6.2. Developing a model to predict permeability (see Sect. 1.4) could save significant resources for a pharmaceutical company, while at the same time more rapidly identifying molecules that have a sufficient permeability to become a drug:
library(AppliedPredictiveModeling)
data(permeability)
The matrix fingerprints contains the 1,107 binary molecular predictors for the 165 compounds, while permeability contains permeability response.
zeroVarFingerprints<-fingerprints %>% nearZeroVar( names = T)
ourFingerprints<-fingerprints[,-nearZeroVar(fingerprints)]
ncol(ourFingerprints)
## [1] 388
set.seed(11032021)
trainIndex<-caret::createDataPartition(permeability, list=F)

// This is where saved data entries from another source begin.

+int64_t k_conv2_bwd_fc1(torch::Tensor dc2m, torch::Tensor p1s, torch::Tensor am1, torch::Tensor w2q, torch::Tensor x,
+                        c10::optional<torch::Tensor> idx, torch::Tensor wslab1, torch::Tensor wslab2, int64_t B,
+                        torch::Tensor dH, torch::Tensor a1, int64_t mrows, torch::Tensor params, torch::Tensor m,
+                        torch::Tensor v, c10::optional<torch::Tensor> gdump, torch::Tensor w1bf,
+                        c10::optional<torch::Tensor> w1tbf, std::vector<int64_t> off, torch::Tensor adam_t,
+                        int64_t t_off, double lr, double b1, double b2, double eps, double wd, int64_t n_tiles) {
+  const c10::DeviceGuard g(dc2m.device());
+  TORCH_CHECK(mrows == 32 || mrows == 64, "conv2_bwd_fc1: mrows must be 32 or 64");
+  TORCH_CHECK(n_tiles >= 0 && n_tiles <= p2cnn::kFc1Tiles, "conv2_bwd_fc1: n_tiles ", n_tiles, " outside [0, ",
+              p2cnn::kFc1Tiles, "]");
+  Offsets o = offsets(off);
+  const int64_t n = params_end(o);
+  p2cnn::Fc1Args fc{};
+  fc.dH = reinterpret_cast<uint16_t*>(ptr<at::BFloat16>(dH, torch::kBFloat16, mrows * 2048, "dH"));
+  fc.a1 = reinterpret_cast<uint16_t*>(ptr<at::BFloat16>(a1, torch::kBFloat16, mrows * 3136, "a1"));
+  fc.mrows = int(mrows);
+  fc.params = ptr<float>(params, torch::kFloat32, n, "params");
+  fc.m = ptr<float>(m, torch::kFloat32, n, "m");
+  fc.v = ptr<float>(v, torch::kFloat32, n, "v");
+  fc.gdump = optr<float>(gdump, torch::kFloat32, n, "gdump");
+  fc.w1bf = reinterpret_cast<uint16_t*>(ptr<at::BFloat16>(w1bf, torch::kBFloat16, 2048 * 3136, "w1bf"));
+  fc.w1tbf = reinterpret_cast<uint16_t*>(optr<at::BFloat16>(w1tbf, torch::kBFloat16, 2048 * 3136, "w1tbf"));
+  fc.off = o;
+  fc.adam_t = ptr<int>(adam_t, torch::kInt32, 1, "adam_t", 4);
+  fc.t_off = int(t_off);
+  fc.cfg = cfg(lr, b1, b2, eps, wd);
+  return conv2_bwd_impl(dc2m, p1s, am1, w2q, x, idx, wslab1, wslab2, B, fc, n_tiles);
 }
 
 void k_conv_adam(torch::Tensor wslab1, torch::Tensor wslab2, torch::Tensor gb, int64_t B, torch::Tensor params,
@@ -219,10 +255,12 @@
                      c10::optional<torch::Tensor> gdump, torch::Tensor w1bf, c10::optional<torch::Tensor> w1tbf, torch::Tensor w2r,
                      torch::Tensor w2q, std::vector<int64_t> off, torch::Tensor adam_t, int64_t t_off, double lr,
                      double b1, double b2, double eps, double wd, c10::optional<torch::Tensor> dlogits,
-                     c10::optional<torch::Tensor> H, c10::optional<torch::Tensor> w2bf) {
+                     c10::optional<torch::Tensor> H, c10::optional<torch::Tensor> w2bf, int64_t first_tile) {
   const c10::DeviceGuard g(params.device());
   check_batch(int(B), int(mrows));
   TORCH_CHECK(mrows <= 64, "fc1_conv_adam: mrows must be 32 or 64");
+  TORCH_CHECK(first_tile >= 0 && first_tile <= p2cnn::kFc1Tiles, "fc1_conv_adam: first_tile ", first_tile,
+              " outside [0, ", p2cnn::kFc1Tiles, "]");
   TORCH_CHECK(dlogits.has_value() == H.has_value(), "fc1_conv_adam: pass both dlogits and H or neither");
   Offsets o = offsets(off);
   const int64_t n = params_end(o);
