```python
class SWGAN_unet(nn.Module, _CondEncoder):

    def __init__(self, inp_size, inp_ch, out_ch, out_size, style_dim, n_mlp, middle_size=8, c_dim=0, channel_multiplier=2,
                 blur_kernel=(1, 3, 3, 1), lr_mlp=0.01):
        super().__init__()
        self.inp_size, self.style_dim = inp_size, style_dim
        self.middle_log_size = int(math.log(middle_size, 2))
        self.style = _style_mlp(style_dim + c_dim, style_dim, n_mlp, lr_mlp)
        self.channels = ch = _CHANNELS(channel_multiplier)
        self.log_size = int(math.log(out_size, 2)) - 1

        in_channel = ch[inp_size // 2]
        self.from_rgbs, self.cond_convs, self.comb_convs = nn.ModuleList(), nn.ModuleList(), nn.ModuleList()
        self.comb_convs.append(ConvLayer(in_channel * 2, in_channel, 3))
        self.conv_in = ConvLayer(inp_ch, in_channel, 3, downsample=True)
        for i in range(int(math.log(inp_size, 2)) - 2, self.middle_log_size - 1, -1):
            out_channel = ch[2 ** i]
            self.from_rgbs.append(FromRGB(in_channel, inp_ch, downsample=True, use_wt=False))
            self.cond_convs.append(ConvBlock(in_channel, out_channel, blur_kernel))
            self.comb_convs.append(ConvLayer(out_channel * 2 if i > self.middle_log_size else out_channel, out_channel, 3))
            in_channel = out_channel
# ... 62 lines not shown
```

### havatar_amd/render.py

```python
import ctypes as C

import torch

from . import _lib, switches
from .graph import weights_epoch

_DEBUG_SYNC = switches.off("HAVATAR_DEBUG_SYNC")


def _ptr(t):
    return None if t is None else C.c_void_p(t.data_ptr())


def _stream():
    return C.c_void_p(torch.cuda.current_stream().cuda_stream)


def _chk_f32_cuda(name, t, allow_none=False):
    if t is None:
        if allow_none:
            return None
        raise RuntimeError(f"{name} is required")
    if not t.is_cuda:
        raise RuntimeError(f"{name} must be a CUDA/HIP tensor")
# ... 26 lines not shown
        self._workspace = None
        self.flags = 0
        if switches.choice("HAV_MARCH")[:1] == "p":
            self.flags |= _lib.HAV_FLAG_PAIR_KERNEL
        self.flags |= {"cache": _lib.HAV_FLAG_FINE_CACHE, "recompute": _lib.HAV_FLAG_FINE_RECOMPUTE}.get(switches.choice("HAV_FINE"), 0)
        self._status = None
        self.last_variant = None

    def set_mlp(self, W1, b1, W2, b2, Wa, ba, Wf, bf, Wc, bc, force=False):
        ts = [_chk_f32_cuda(n, t) for n, t in zip(("W1", "b1", "W2", "b2", "Wa", "ba", "Wf", "bf", "Wc", "bc"),
                                                   (W1, b1, W2, b2, Wa, ba, Wf, bf, Wc, bc))]
        key = tuple((t.data_ptr(), t._version) for t in ts) + (weights_epoch(),)
        if not force and key == self._blob_key and self.blob is not None:
            return
        L = _lib.lib()
        if self.blob is None or self.blob.device != ts[0].device:
            self.blob = torch.empty(int(L.hav_mlp_blob_bytes()) // 4, dtype=torch.float32, device=ts[0].device)
        w = _lib.HavMlpWeights(*[t.data_ptr() for t in ts])
        with torch.cuda.device(ts[0].device):
            _lib.check(L.hav_mlp_pack(_ptr(self.blob), C.byref(w), _stream()), "hav_mlp_pack")
        self._blob_key = key
        self._keep = ts

    def set_triplane(self, planes_nchw):
        if self.blob is None:
            raise RuntimeError("set_mlp() must be called before set_triplane()")
        p = _chk_f32_cuda("triPlane_embeddings", planes_nchw)
        two, B, Cc, H, W = p.shape
        if two != 2 or Cc != self.plane_ch or H != W:
            raise RuntimeError(f"unsupported tri-plane shape {tuple(p.shape)}")
        self.plane_res = H
        need = int(_lib.lib().hav_triplane_prepared_bytes(B, H, W)) // 4
        if self.planes_cl is None or self.planes_cl.numel() != need or self.planes_cl.device != p.device:
            self.planes_cl = torch.empty(need, dtype=torch.float32, device=p.device)
        self._planes_B = B
        with torch.cuda.device(p.device):
            _lib.check(_lib.lib().hav_triplane_prepare(_ptr(self.planes_cl), _ptr(p), _ptr(self.blob), B, Cc, H, W, _stream()),
                       "hav_triplane_prepare")
        self._planes_key = self._blob_key

    def render(self, rays, bg, inv_T, skin_vol, S_c, S_f, perturb=False, noise_std=0.0,
               t_rand=None, u_rand=None, noise_c=None, noise_f=None, dbg_zfine=False, coarse_outputs=True):
        if self.blob is None or self.planes_cl is None:
            raise RuntimeError("set_mlp() and set_triplane() must be called before render()")
        if self._planes_key != self._blob_key:
            raise RuntimeError("weights changed since set_triplane(): call set_triplane() again")
        rays = _chk_f32_cuda("ray_batch", rays)
        B, R, stride = rays.shape
        bg = _chk_f32_cuda("background_prior", bg, allow_none=True)
        inv_T = _chk_f32_cuda("inv_head_T", inv_T)
        vol = _chk_f32_cuda("canonical_W", skin_vol)
        if vol.dim() == 5:
            vol = vol[0]
        if self._planes_B != B or inv_T.shape[0] != B:
            raise RuntimeError("batch mismatch between rays, inv_head_T and the tri-plane")
        dev = rays.device
        S_fp = (S_c + 1) // 2 + S_f if S_f > 0 else 0
        p = _lib.HavRenderParams()
        p.B, p.R, p.ray_stride, p.S_c, p.S_f = B, R, stride, S_c, S_f
        p.perturb, p.noise_std = int(bool(perturb)), float(noise_std)
        p.plane_res, p.plane_ch, p.vol_res = self.plane_res, self.plane_ch, vol.shape[-1]
# ... 101 lines not shown
```

### include/havatar.h

```cpp
#ifndef HAVATAR_H
#define HAVATAR_H

#include <stdint.h>

#ifdef __cplusplus
extern "C" {
#endif

#define HAV_ABI_VERSION 8

#define HAV_EINVAL   (-1)
#define HAV_EUNSUP   (-2)

#define HAV_F32  0
#define HAV_F16  1
#define HAV_BF16 2
#define HAV_F64  3

int hav_abi_version(void);

int hav_fused_bias_act(void* out, const void* x, const void* b, const void* ref,
                       int dtype, int act, int grad, float alpha, float scale,
                       int64_t size_x, int64_t step_b, int64_t size_b, void* stream);

// ... 220 lines not shown
#define HAV_STATUS_FP16_FALLBACK 1u

#define HAV_MLP_SPLIT_BF16 0
#define HAV_MLP_F32        1
#define HAV_MLP_SPLIT_F16_MX 3
#define HAV_MLP_SPLIT_F16  2

int64_t hav_render_workspace_bytes(const HavRenderParams* p);

typedef struct HavMlpWeights {
    const float* W1; const float* b1;
    const float* W2; const float* b2;
    const float* Wa; const float* ba;
    const float* Wf; const float* bf;
    const float* Wc; const float* bc;
} HavMlpWeights;

int64_t hav_mlp_blob_bytes(void);
int hav_mlp_pack(void* blob, const HavMlpWeights* w, void* stream);

int64_t hav_triplane_prepared_bytes(int B, int H, int W);
int hav_triplane_prepare(float* dst, const float* src_nchw, const void* mlp_blob, int B, int C, int H, int W,
                         void* stream);

typedef struct HavRenderOut {
    float* rgb_coarse;
    float* depth_coarse;
    float* acc_coarse;
    float* weights_max;
    float* rgb_fine;
    float* depth_fine;
    float* acc_fine;
} HavRenderOut;

int hav_render_rays(const HavRenderParams* p, const float* rays, const float* bg,
                    const float* inv_T, const float* planes_prepared, const float* skin_vol,
                    const void* mlp_blob, const float* t_rand, const float* u_rand,
                    const float* noise_c, const float* noise_f, const HavRenderOut* out,
                    void* stream);

int hav_debug_mlp_layer(float* y, const float* x, const void* mlp_blob, int mlp_mode, int layer, int64_t n, void* stream);

int hav_render_variant_name(const HavRenderParams* p, int coarse_outputs, int injected_rand, char* buf, int len);

int hav_gen_rays(float* rays, int H, int W, const float intr[4], const float c2w[12],
                 float near, float far, int y0, int y1, void* stream);
// ... 6 lines not shown
```

Measured before the change: 116.0.

## Fuse plane bias+LeakyReLU with MFMA tri-plane projection in encoder handoff

Adds a handoff path in which each style-UNet output conv feeds a new MFMA-based plane projection kernel. That kernel applies the fused bias and LeakyReLU, writes the activated plane, and projects it through the first MLP layer in one pass. This removes the separate activation, the torch.stack copy and the re-read of planes in triplane_prepare. Per-block column maxima go to a scratch buffer and are reduced by a single verdict kernel instead of atomics. The default prepare path also switches from scalar FMAs to f32 MFMA. The cost is more API surface and a new scratch buffer, and the projection now accumulates in a different order on the fp32 MFMA.

```diff
diff --git a/havatar_amd/_lib.py b/havatar_amd/_lib.py
--- a/havatar_amd/_lib.py
+++ b/havatar_amd/_lib.py
@@ -206,6 +206,14 @@
     L.hav_mlp_train_bwd_xbf16.restype = i32
     L.hav_triplane_prepare.argtypes = [vp, vp, vp, i32, i32, i32, i32, vp]
     L.hav_triplane_prepare.restype = i32
+    L.hav_debug_plane_project_ref.argtypes = [vp, vp, vp, i32, i32, i32, i32, vp]
+    L.hav_debug_plane_project_ref.restype = i32
+    L.hav_plane_handoff_scratch_bytes.argtypes = [i32, i32, i32]
+    L.hav_plane_handoff_scratch_bytes.restype = i64
+    L.hav_plane_handoff.argtypes = [vp, vp, vp, vp, C.c_float, C.c_float, vp, vp, i32, i32, i32, i32, i32, vp]
+    L.hav_plane_handoff.restype = i32
+    L.hav_plane_verdict.argtypes = [vp, vp, vp, i32, i32, i32, vp]
+    L.hav_plane_verdict.restype = i32
     L.hav_triplane_prepared_bytes.argtypes = [i32, i32, i32]
     L.hav_triplane_prepared_bytes.restype = i64
     L.hav_render_rays.argtypes = [C.POINTER(HavRenderParams)] + [vp] * 10 + [C.POINTER(HavRenderOut), vp]
diff --git a/havatar_amd/csrc/hav_render.hip b/havatar_amd/csrc/hav_render.hip
--- a/havatar_amd/csrc/hav_render.hip
+++ b/havatar_amd/csrc/hav_render.hip
@@ -271,6 +271,40 @@
 }
 
 #define PREP_TRAILER_WORDS 512
+__device__ __forceinline__ void plane_project_store(float* __restrict__ dst, const float* sO, int pb, int p, int t0, int tid, int HW,
+                                                    unsigned int* __restrict__ trailer, unsigned int* __restrict__ rows)
+{
+    float* out = dst + (size_t)pb * HW * 128;
+    const int tg = p ? HAV_TG1 : HAV_TG;
+    if (t0 + 64 <= HW && (64 >> tg) << tg == 64) {
+        float4* blk = reinterpret_cast<float4*>(out + (size_t)(t0 >> tg) * (128 << tg));
+        for (int q = tid; q < 64 * 32; q += 256) {
+            const int g = q / (32 << tg), rem = q - g * (32 << tg);
+            const int piece = rem >> tg, tx4 = rem & ((1 << tg) - 1);
+            const float* so = sO + ((g << tg) + tx4) * 129 + 4 * piece;
+            blk[q] = make_float4(so[0], so[1], so[2], so[3]);
+        }
+    } else {
+        for (int i = tid; i < 64 * 128; i += 256) {
+            const int t = i >> 7, hu = i & 127;
+            const int tt = t0 + t;
+            if (tt < HW) out[(size_t)(tt >> tg) * (128 << tg) + (hu >> 2) * (4 << tg) + (tt & ((1 << tg) - 1)) * 4 + (hu & 3)] = sO[t * 129 + hu];
+        }
+    }
+    if (tid < 128) {
+        float m = 0.f;
+        unsigned int bad = 0;
+        for (int t = 0; t < 64; ++t) {
+            const float x = fabsf(sO[t * 129 + tid]);
+            bad |= (x != x);
+            m = fmaxf(m, x);
+        }
+        const unsigned int word = bad ? 0x7FC00000u : __float_as_uint(m);
+        if (rows) rows[((size_t)pb * gridDim.x + blockIdx.x) * 128 + tid] = word;
+        else atomicMax(&trailer[p * 128 + tid], word);
+    }
+}
+
 __global__ void __launch_bounds__(256) plane_project_kernel(float* __restrict__ dst, const float* __restrict__ src,
                                                             const float* __restrict__ blob, int HW, unsigned int* __restrict__ trailer)
 {
@@ -298,41 +332,71 @@
 #pragma unroll
     for (int o = 0; o < 32; ++o) sO[tx * 129 + ty * 32 + o] = acc[o];
     __syncthreads();
-    float* out = dst + (size_t)pb * HW * 128;
-    const int tg = p ? HAV_TG1 : HAV_TG;
-    if (t0 + 64 <= HW && (64 >> tg) << tg == 64) {
-        float4* blk = reinterpret_cast<float4*>(out + (size_t)(t0 >> tg) * (128 << tg));
-        for (int q = tid; q < 64 * 32; q += 256) {
-            const int g = q / (32 << tg), rem = q - g * (32 << tg);
-            const int piece = rem >> tg, tx4 = rem & ((1 << tg) - 1);
-            const float* so = sO + ((g << tg) + tx4) * 129 + 4 * piece;
-            blk[q] = make_float4(so[0], so[1], so[2], so[3]);
+    plane_project_store(dst, sO, pb, p, t0, tid, HW, trailer, nullptr);
+}
+
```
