# ... 57 lines not shown
    "egotap_debug_gemm_bk": (C.c_int, [C.c_int]),
    "egotap_debug_conv_addressing": (C.c_int, [C.c_int]),
    "egotap_set_weight_scratch": (C.c_int, [C.c_void_p, C.c_void_p, C.c_size_t]),
    "egotap_set_act_scratch": (C.c_int, [C.c_void_p, C.c_void_p, C.c_size_t]),
    "egotap_lift_frozen_bytes": (C.c_int, [C.c_void_p, C.POINTER(C.c_size_t)]),
    "egotap_lift_freeze": (C.c_int, [C.c_void_p, C.c_void_p, C.c_size_t, C.c_void_p]),
    "egotap_lift_unfreeze": (C.c_int, [C.c_void_p]),
    "egotap_hm_frozen_bytes": (C.c_int, [C.c_void_p, C.c_int, C.c_int, C.POINTER(C.c_size_t)]),
    "egotap_hm_freeze": (C.c_int, [C.c_void_p, C.c_int, C.c_int, C.c_void_p, C.c_size_t, C.c_void_p]),
    "egotap_hm_unfreeze": (C.c_int, [C.c_void_p, C.c_int]),
    "egotap_hm_workspace_bytes": (C.c_int, [C.c_void_p, C.c_int, C.POINTER(C.c_size_t)]),
    "egotap_hm_forward": (C.c_int, [C.c_void_p, C.c_int, C.c_void_p, C.c_void_p, C.c_int, C.c_void_p, C.c_int64, C.c_void_p,
                                    C.c_size_t, C.c_void_p]),
    "egotap_hm_intermediate": (C.c_int, [C.c_void_p, C.c_int, C.c_char_p, C.POINTER(C.c_size_t), C.POINTER(C.c_int64)]),
    "egotap_hm_forward_bnbatch_workspace_bytes": (C.c_int, [C.c_void_p, C.c_int, C.c_int, C.POINTER(C.c_size_t)]),
    "egotap_hm_forward_bnbatch_intermediate": (C.c_int, [C.c_void_p, C.c_int, C.c_int, C.c_char_p, C.POINTER(C.c_size_t), C.POINTER(C.c_int64)]),
    "egotap_hm_forward_bnbatch": (C.c_int, [C.c_void_p, C.c_int, C.c_void_p, C.c_void_p, C.c_int, C.c_void_p, C.c_int64, C.c_int, C.c_void_p,
                                            C.c_size_t, C.c_void_p]),
    "egotap_linear_f32": (C.c_int, [C.c_void_p] * 4 + [C.c_int] * 4 + [C.c_void_p] * 5 + [C.c_int, C.c_void_p]),
    "egotap_gemm_tile_name": (C.c_char_p, [C.c_int]),
    "egotap_linear_bf16_dma": (C.c_int, [C.c_void_p] * 4 + [C.c_int] * 3 + [C.c_void_p]),
    "egotap_layernorm_f32": (C.c_int, [C.c_void_p] * 4 + [C.c_int, C.c_int, C.c_float, C.c_void_p]),
    "egotap_attention_f32": (C.c_int, [C.c_void_p, C.c_void_p, C.c_int, C.c_int, C.c_int, C.c_void_p]),
    "egotap_pose_metrics": (C.c_int, [C.c_void_p, C.c_void_p, C.c_int, C.c_int, C.c_void_p, C.c_void_p, C.c_void_p, C.c_void_p]),
    "egotap_pose_metrics_batch_axes": (C.c_int, [C.c_void_p, C.c_void_p, C.c_int, C.c_int, C.c_void_p, C.c_void_p, C.c_void_p, C.c_void_p]),
    "egotap_attention": (C.c_int, [C.c_void_p, C.c_void_p, C.c_int, C.c_int, C.c_int, C.c_int, C.c_void_p]),
    "egotap_synth_heatmaps": (C.c_int, [C.c_void_p] * 4 + [C.c_int, C.c_int, C.c_int, C.c_void_p, C.c_void_p, C.c_void_p, C.c_void_p]),
    "egotap_timing_enable": (C.c_int, [C.c_void_p, C.c_int]),
    "egotap_timing_read": (C.c_int, [C.c_void_p, C.POINTER(C.c_int), C.POINTER(C.c_double), C.POINTER(C.c_double)]),
    "egotap_timing_detail": (C.c_char_p, [C.c_void_p]),
    "egotap_train_gemm_nt": (C.c_int, [C.c_void_p, C.c_int, C.c_void_p, C.c_int64, C.c_void_p, C.c_void_p, C.c_void_p, C.c_void_p,
                                       C.c_int, C.c_int, C.c_int, C.c_int, C.c_void_p, C.c_void_p, C.c_int, C.c_void_p]),
    "egotap_debug_wgrad_splits": (C.c_int, [C.c_int, C.c_int64, C.c_int64, C.c_size_t, C.c_int, C.c_int, C.c_double, C.c_double, C.POINTER(C.c_int)]),
    "egotap_train_gemm_tn_bias": (C.c_int, [C.c_void_p, C.c_void_p, C.c_int64, C.c_void_p, C.c_void_p, C.c_void_p, C.c_int, C.c_int, C.c_int, C.c_int,
                                           C.c_void_p, C.c_size_t, C.c_void_p]),
    "egotap_train_gemm_tn": (C.c_int, [C.c_void_p, C.c_int, C.c_void_p, C.c_int64, C.c_void_p, C.c_void_p, C.c_void_p, C.c_int, C.c_int,
                                       C.c_int, C.c_int, C.c_int, C.c_void_p, C.c_size_t, C.c_void_p]),
    "egotap_train_colsum": (C.c_int, [C.c_void_p, C.c_int64, C.c_void_p, C.c_int, C.c_int, C.c_int, C.c_void_p, C.c_size_t, C.c_void_p]),
    "egotap_train_transpose": (C.c_int, [C.c_void_p, C.c_void_p, C.c_int, C.c_int, C.c_int64, C.c_void_p]),
    "egotap_train_add_inplace": (C.c_int, [C.c_void_p, C.c_void_p, C.c_int64, C.c_void_p]),
    "egotap_train_patch_fwd": (C.c_int, [C.c_void_p, C.c_void_p, C.c_int] + [C.c_void_p] * 6),
    "egotap_train_patch_split": (C.c_int, [C.c_void_p, C.c_void_p, C.c_void_p, C.c_void_p, C.c_int, C.c_void_p]),
    "egotap_train_tokens_scatter": (C.c_int, [C.c_void_p, C.c_void_p, C.c_void_p, C.c_int, C.c_void_p]),
    "egotap_train_layernorm_fwd": (C.c_int, [C.c_void_p] * 6 + [C.c_int, C.c_float, C.c_void_p]),
    "egotap_train_layernorm_bwd": (C.c_int, [C.c_void_p] * 9 + [C.c_int, C.c_int, C.c_void_p, C.c_size_t, C.c_void_p]),
    "egotap_train_bn_lrelu_fwd": (C.c_int, [C.c_void_p] * 8 + [C.c_int, C.c_int, C.c_float, C.c_float, C.c_void_p, C.c_size_t, C.c_void_p]),
# ... 383 lines not shown
    B = pl.shape[0]
    if tuple(pl.shape) != (B, J1, 2) or tuple(pr.shape) != (B, J1, 2) or tuple(p3.shape) != (B, J1, 3):
        raise ValueError(f"expected [B, {J1}, 2] x 2 and [B, {J1}, 3] for {joint_preset}")
    dev = pl.device
    par = torch.tensor(parents, dtype=torch.int32, device=dev)
    cat = torch.empty((B, 6 * J, res, res), device=dev)
    plen = torch.empty((B, 2, J), device=dev)
    theta = torch.empty((B, J), device=dev)
    check(load().egotap_synth_heatmaps(_ptr(pl), _ptr(pr), _ptr(p3), _ptr(par), B, J, res, _ptr(cat), _ptr(plen), _ptr(theta), _stream()))
    return {"cat": cat, "gt_heatmap_left": cat[:, :J], "gt_heatmap_right": cat[:, J:2 * J],
            "gt_limb_heatmap_left": cat[:, 2 * J:4 * J], "gt_limb_heatmap_right": cat[:, 4 * J:],
            "gt_plength_left": plen[:, 0].repeat(1, 2), "gt_plength_right": plen[:, 1].repeat(1, 2), "gt_limb_theta": theta}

preProc<-preProcess(ourFingerprints)
trainFingerprints<-predict(preProc, ourFingerprints[trainIndex,])
testFingerprints<-predict(preProc, ourFingerprints[-trainIndex,])
trainPermeability<-permeability[trainIndex]
testPermeability<-permeability[-trainIndex,]
cvControl <- trainControl("method"="cv", number=5)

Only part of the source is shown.